List all lines of the data containing the word "float".

### DATA ###

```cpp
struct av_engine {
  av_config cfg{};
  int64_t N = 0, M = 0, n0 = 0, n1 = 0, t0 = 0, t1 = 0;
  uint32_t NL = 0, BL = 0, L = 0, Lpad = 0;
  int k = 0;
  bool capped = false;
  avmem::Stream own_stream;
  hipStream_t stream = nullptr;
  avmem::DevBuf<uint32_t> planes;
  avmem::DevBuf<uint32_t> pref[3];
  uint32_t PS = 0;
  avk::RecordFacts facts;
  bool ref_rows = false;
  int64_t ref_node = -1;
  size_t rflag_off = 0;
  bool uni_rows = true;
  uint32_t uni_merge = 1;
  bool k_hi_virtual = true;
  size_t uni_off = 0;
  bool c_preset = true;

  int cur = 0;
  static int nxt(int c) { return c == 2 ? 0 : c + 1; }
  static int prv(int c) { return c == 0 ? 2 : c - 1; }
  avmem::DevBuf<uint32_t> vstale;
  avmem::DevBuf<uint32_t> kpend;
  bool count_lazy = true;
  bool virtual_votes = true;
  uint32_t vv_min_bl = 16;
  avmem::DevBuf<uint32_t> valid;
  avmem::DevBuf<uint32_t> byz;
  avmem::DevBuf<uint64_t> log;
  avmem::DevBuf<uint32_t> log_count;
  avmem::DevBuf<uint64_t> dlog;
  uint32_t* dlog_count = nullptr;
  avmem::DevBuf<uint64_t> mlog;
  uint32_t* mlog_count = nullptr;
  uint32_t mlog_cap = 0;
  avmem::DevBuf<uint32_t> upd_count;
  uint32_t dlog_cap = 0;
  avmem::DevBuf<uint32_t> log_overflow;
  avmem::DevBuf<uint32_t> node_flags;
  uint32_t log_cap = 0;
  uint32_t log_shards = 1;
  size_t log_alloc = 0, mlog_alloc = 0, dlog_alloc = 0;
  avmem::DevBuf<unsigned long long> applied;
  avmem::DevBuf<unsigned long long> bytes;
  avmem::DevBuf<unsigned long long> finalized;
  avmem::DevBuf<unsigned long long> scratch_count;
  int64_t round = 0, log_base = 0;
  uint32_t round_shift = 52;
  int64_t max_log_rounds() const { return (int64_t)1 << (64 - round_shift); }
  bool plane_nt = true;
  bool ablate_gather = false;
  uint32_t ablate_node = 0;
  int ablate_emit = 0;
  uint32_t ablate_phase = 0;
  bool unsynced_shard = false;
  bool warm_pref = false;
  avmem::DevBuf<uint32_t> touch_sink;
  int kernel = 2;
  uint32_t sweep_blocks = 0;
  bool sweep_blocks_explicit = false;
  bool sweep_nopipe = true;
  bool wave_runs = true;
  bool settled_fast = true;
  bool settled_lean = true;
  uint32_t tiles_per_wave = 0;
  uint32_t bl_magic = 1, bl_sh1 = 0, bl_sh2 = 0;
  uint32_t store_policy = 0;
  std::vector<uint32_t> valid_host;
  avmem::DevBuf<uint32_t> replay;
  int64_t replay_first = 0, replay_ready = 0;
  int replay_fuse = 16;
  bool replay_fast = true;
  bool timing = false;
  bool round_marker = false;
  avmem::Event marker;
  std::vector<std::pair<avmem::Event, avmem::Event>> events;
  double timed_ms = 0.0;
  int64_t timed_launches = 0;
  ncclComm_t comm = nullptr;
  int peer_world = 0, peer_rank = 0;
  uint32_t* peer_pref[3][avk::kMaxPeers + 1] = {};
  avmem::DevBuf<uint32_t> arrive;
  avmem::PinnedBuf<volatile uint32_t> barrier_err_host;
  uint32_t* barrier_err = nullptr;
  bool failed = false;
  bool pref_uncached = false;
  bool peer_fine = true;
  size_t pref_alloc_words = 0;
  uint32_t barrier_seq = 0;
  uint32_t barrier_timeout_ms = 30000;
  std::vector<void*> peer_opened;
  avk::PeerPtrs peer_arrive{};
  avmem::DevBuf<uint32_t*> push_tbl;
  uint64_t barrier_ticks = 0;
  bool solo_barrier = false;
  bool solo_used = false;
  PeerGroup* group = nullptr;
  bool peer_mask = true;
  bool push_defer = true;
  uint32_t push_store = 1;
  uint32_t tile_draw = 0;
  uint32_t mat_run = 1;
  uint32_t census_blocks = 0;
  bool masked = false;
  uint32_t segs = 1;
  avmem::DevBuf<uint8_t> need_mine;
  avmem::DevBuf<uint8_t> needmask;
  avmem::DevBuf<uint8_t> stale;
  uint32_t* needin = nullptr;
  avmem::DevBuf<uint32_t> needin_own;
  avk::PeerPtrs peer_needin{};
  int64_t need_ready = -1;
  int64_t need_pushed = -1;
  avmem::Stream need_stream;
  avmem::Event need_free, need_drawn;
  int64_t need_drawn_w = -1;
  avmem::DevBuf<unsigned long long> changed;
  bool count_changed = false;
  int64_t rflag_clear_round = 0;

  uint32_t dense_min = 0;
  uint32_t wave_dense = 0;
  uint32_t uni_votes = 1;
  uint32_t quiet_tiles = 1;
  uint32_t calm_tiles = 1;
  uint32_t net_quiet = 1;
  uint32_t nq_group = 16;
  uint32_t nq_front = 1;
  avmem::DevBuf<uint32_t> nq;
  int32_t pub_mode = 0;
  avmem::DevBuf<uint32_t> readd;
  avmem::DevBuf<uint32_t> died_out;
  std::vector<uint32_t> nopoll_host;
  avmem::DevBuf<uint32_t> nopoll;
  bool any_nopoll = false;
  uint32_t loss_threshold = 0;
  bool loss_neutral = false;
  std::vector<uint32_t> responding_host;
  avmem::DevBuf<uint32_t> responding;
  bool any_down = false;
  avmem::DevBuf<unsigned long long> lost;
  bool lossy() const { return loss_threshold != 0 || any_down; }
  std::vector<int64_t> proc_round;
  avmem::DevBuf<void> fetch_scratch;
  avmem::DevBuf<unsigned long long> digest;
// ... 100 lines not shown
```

###
### DATA ###

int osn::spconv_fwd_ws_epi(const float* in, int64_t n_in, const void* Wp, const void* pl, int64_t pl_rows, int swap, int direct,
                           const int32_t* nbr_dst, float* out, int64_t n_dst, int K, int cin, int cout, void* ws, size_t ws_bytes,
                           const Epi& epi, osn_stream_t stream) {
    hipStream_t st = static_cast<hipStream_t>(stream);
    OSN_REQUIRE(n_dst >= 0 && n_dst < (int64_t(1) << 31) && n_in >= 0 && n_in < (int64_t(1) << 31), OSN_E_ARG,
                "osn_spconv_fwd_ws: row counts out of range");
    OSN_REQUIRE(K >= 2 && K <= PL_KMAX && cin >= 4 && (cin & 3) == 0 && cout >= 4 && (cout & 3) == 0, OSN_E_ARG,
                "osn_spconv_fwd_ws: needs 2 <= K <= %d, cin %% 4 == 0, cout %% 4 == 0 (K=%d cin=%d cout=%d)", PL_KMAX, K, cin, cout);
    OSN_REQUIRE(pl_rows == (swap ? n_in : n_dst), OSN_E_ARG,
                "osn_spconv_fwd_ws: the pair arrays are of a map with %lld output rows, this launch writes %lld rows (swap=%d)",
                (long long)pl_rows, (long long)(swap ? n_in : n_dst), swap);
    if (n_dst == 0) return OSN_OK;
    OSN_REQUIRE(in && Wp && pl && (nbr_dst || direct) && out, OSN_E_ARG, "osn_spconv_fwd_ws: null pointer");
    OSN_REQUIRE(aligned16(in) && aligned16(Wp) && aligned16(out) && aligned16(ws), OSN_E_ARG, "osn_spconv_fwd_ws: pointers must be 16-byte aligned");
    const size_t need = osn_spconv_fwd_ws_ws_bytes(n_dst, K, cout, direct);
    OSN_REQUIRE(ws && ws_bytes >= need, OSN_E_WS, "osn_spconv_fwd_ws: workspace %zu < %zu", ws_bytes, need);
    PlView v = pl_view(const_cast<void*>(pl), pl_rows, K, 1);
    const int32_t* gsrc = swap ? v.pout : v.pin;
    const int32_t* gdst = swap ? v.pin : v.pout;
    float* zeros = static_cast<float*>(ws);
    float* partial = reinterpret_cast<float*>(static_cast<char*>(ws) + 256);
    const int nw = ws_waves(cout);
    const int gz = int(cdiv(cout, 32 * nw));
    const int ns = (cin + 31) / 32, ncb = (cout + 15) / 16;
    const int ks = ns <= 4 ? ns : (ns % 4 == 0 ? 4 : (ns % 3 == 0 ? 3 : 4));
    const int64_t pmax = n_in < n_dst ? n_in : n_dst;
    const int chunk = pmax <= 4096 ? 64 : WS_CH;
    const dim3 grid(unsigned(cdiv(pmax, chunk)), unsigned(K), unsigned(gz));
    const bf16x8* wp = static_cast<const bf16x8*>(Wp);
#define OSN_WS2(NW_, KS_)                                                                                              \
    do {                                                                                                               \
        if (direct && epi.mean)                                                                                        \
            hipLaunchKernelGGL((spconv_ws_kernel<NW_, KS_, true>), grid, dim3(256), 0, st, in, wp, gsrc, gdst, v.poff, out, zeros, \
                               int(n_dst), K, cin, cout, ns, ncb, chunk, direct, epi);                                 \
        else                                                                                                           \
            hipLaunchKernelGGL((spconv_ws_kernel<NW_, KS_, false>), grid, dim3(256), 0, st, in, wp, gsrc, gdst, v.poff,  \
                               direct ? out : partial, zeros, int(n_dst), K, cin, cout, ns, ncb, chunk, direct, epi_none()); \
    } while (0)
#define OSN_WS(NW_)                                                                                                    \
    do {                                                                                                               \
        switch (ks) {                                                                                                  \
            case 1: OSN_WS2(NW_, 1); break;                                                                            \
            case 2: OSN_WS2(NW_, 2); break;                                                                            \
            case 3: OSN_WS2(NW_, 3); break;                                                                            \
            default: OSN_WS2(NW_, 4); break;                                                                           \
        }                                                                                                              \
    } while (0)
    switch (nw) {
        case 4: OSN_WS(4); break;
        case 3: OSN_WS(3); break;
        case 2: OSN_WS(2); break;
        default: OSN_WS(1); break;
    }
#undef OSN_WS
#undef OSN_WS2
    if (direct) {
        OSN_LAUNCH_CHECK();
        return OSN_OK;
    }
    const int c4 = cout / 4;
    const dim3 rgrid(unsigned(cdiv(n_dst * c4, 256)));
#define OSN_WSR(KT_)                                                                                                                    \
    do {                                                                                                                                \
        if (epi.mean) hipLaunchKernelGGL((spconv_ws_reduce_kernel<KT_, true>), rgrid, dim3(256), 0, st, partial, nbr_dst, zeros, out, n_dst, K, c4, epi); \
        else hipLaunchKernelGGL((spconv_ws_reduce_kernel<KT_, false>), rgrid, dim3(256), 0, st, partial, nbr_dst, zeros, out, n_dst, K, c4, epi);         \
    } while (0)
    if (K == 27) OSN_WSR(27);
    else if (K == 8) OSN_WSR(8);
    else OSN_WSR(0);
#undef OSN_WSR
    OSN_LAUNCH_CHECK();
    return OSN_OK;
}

###

WRITTEN ANSWER
int osn::spconv_fwd_ws_epi(const float* in, int64_t n_in, const void* Wp, const void* pl, int64_t pl_rows, int swap, int direct,
                           const int32_t* nbr_dst, float* out, int64_t n_dst, int K, int cin, int cout, void* ws, size_t ws_bytes,
    float* zeros = static_cast<float*>(ws);
    float* partial = reinterpret_cast<float*>(static_cast<char*>(ws) + 256);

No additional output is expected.